O Ministério da Saúde orientou a Fiocruz a divulgar amplamente e recomendar o uso da cloroquina e da hidroxicloroquina no tratamento precoce de pacientes da COVID-19, a despeito das evidências científicas indicarem a ineficácia dos medicamentos no combate ao novo coronavírus.
A própria Fiocruz participa do estudo Solidarity, da Organização Mundial de Saúde (OMS), cujos testes com a cloroquina e a hidroxicloroquina foram suspensos há um mês, em 17 de junho, porque todos os resultados obtidos até então apontavam que as substâncias "não reduziam a mortalidade dos pacientes".
Outro grande estudo sobre a eficácia dos remédios, o Recovery, foi conduzido pelo Reino Unido com a participação de mais de 11 mil pacientes.

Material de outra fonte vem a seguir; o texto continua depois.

# cv-stuttgart/PCFA

Measured on AMD Instinct MI355X. Metric: attack_steps_per_sec, higher is better.
Workload: dtype f32; 1 GPU; RAFT, 1 synthetic 436x1024 pair per GPU (padded 440x1024), disjoint delta, change_of_variables, delta_bound=0.005, zero target, L-BFGS max_iter=10; weights=random:1234, parallelism=pairs sharded 1/GPU, closure_launch=hipGraph replay

## Files before the change

include/pcfa_hip.h:

```cpp
#ifndef PCFA_HIP_H
#define PCFA_HIP_H

#include <stddef.h>
#include <stdint.h>

#ifdef __cplusplus
extern "C" {
#endif

#define PCFA_OK 0
#define PCFA_ERR_INVALID_ARG (-1)
#define PCFA_ERR_UNSUPPORTED (-2)
#define PCFA_ERR_WORKSPACE (-3)

#if defined(__GNUC__)
#define PCFA_API __attribute__((visibility("default")))
#else
#define PCFA_API
#endif

#define PCFA_MAX_LEVELS 8
#define PCFA_ABI_VERSION 3

#define PCFA_LOSS_AEE 0
// ... 224 lines not shown

PCFA_API int pcfa_sepconv5_gru_gates_fwd(const float* h, int C, const float* rest, int Cr, const float* w_packed,
                                const float* add_zr, float* z, float* r, float* rh, int B, int H, int W,
                                int vertical, void* stream);
PCFA_API int pcfa_sepconv5_gru_update_fwd(const float* rh, int C, const float* rest, int Cr, const float* w_packed,
                                 const float* add_q, const float* z, const float* h, float* q, float* hnew, int B,
                                 int H, int W, int vertical, void* stream);
PCFA_API int pcfa_sepconv5_gru_gates_bwd(const float* dqc, int C, int Cr, const float* w_packed_bwd, const float* z,
                                const float* r, const float* h, const float* dz, const float* dh_in, float* dzr,
                                float* dh, float* d_rest, int accumulate_rest, int B, int H, int W, int vertical,
                                void* stream);
PCFA_API int pcfa_sepconv5_gru_update_bwd(const float* dzr, int C, int Cr, const float* w_packed_bwd, const float* dh_acc,
                                 const float* z_prev, const float* q_prev, const float* h_prev, float* dz_prev,
                                 float* dqc_prev, float* dh_prev, float* d_rest, int B, int H, int W, int vertical,
                                 void* stream);

PCFA_API long long pcfa_conv3x3_packed_floats(int K, int N);
PCFA_API int pcfa_conv3x3_pack_weights(const float* w, float* fwd_packed, float* bwd_packed, int Cout, int Cin,
                              void* stream);
PCFA_API int pcfa_conv3x3_fwd(const float* x, const float* packed, const float* bias, float* out, int B, int K, int N,
                     int H, int W, int relu, void* stream);
PCFA_API int pcfa_conv3x3_act_fwd(const float* x, const float* packed, const float* bias, float* out, int B, int K,
                         int N, int H, int W, int act, float slope, void* stream);
PCFA_API int pcfa_leaky_relu_fwd(const float* x, float* y, float slope, long long n, void* stream);
PCFA_API int pcfa_leaky_relu_bwd(const float* out, const float* grad_out, float* grad_x, float slope, long long n,
                        void* stream);
PCFA_API int pcfa_conv3x3_act_fwd_pair(const float* x, const float* packed, const float* bias, float* out, int K, int N,
                              const float* x2, const float* packed2, const float* bias2, float* out2, int K2, int N2,
                              int H, int W, int act, float slope, void* stream);
PCFA_API int pcfa_conv3x3_fused_bwd(const float* g, const float* packed_bwd, const float* mask, const float* addend,
// ... 162 lines not shown
```

pcfa_amd/_hip.py:

```python
import ctypes
import os
from ctypes import c_char_p, c_double, c_float, c_int, c_longlong, c_size_t, c_uint, c_ulonglong, c_void_p, POINTER

ABI_VERSION = 3
LIB_PATH = os.environ.get("PCFA_HIP_LIB") or os.path.join(os.path.dirname(os.path.abspath(__file__)), "lib",
                                                          "libpcfa_hip.so")

PCFA_LOSS = {"aee": 0, "mse": 1, "cosim": 2}


class HipLibraryError(RuntimeError):
    pass
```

Também em junho, seus principais coordenadores emitiram um comunicado concluindo que "não há efeito benéfico" no uso da hidroxicloroquina.
Mesmo assim, em 30 de junho, o secretário de atenção especializada à saúde, Luiz Otávio Franco Duarte, enviou um ofício endereçado à presidência da Fiocruz e à direção dos institutos Nacional de Infectologia Evandro Chagas (INI) e Nacional de Saúde da Mulher, da Criança e do Adolescente Fernandes Figueira (IFF), solicitando "a ampla divulgação desse tratamento, considerando que ele integra a estratégia do Ministério da Saúde para reduzir o número de casos que cheguem a necessitar de internação hospitalar para tratamento de síndromes de pior prognóstico, inclusive com suporte ventilatório pulmonar e cuidados intensivos".
O ofício diz ainda: "São medidas essenciais a tomar e divulgar: Considerar a prescrição de cloroquina ou hidroxicloroquina, mediante livre consentimento esclarecido do paciente com diagnóstico clínico de Covid-19, para tratamento medicamentoso precoce, ou seja, nos primeiros dias dos sintomas, no âmbito do Sistema Único de Saúde (SUS)".
Em nota divulgada na quinta-feira, 16, o ministério confirmou que se trata "de ofício de caráter administrativo para orientar os institutos e hospitais federais sobre a Nota Técnica divulgada pelo Ministério da Saúde, que trata do enfrentamento precoce da covid-19". E acrescentou: "Cabe informar que a pasta divulgou novas orientações sobre uso de medicamentos, em que a prescrição permanece a critério do médico, sendo necessária também a vontade declarada do paciente".
Perguntado sobre as evidências científicas que embasam tal recomendação, o Ministério da Saúde não ofereceu nenhuma explicação. A pasta está sendo ocupada interinamente pelo general Eduardo Pazuello desde a saída do médico Nelson Teich há mais de dois meses. Tanto Teich quanto seu antecessor, Henrique Mandetta, deixaram o ministério por não concordarem com a recomendação da cloroquina no tratamento da doença, como sempre advogou o presidente Jair Bolsonaro. Diagnosticado com COVID-19 na semana passada, o próprio presidente já apareceu em uma live recomendando o uso do remédio.
Em nota divulgada nesta quinta-feira, 16, a Fiocruz confirmou o recebimento do ofício e informou que "está ciente das orientações do Ministério da Saúde sobre o uso “off label” (quando o fármaco é utilizado para uma indicação diferente daquela que foi autorizada pelo órgão regulatório, a Anvisa) da cloroquina e da hidroxicloroquina contra a COVID-19". A instituição informou ainda que "entende ser de competência dos médicos sua possível prescrição".
No fim da nota, a Fiocruz lembra que participa,"por designação do Ministério da Saude, e é responsável no Brasil pelo estudo clínico Solidariedade, que avalia a eficácia de medicamentos para a COVID 19". O estudo, conduzido globalmente pela OMS, é aquele mesmo que concluiu pela ineficácia dos remédios.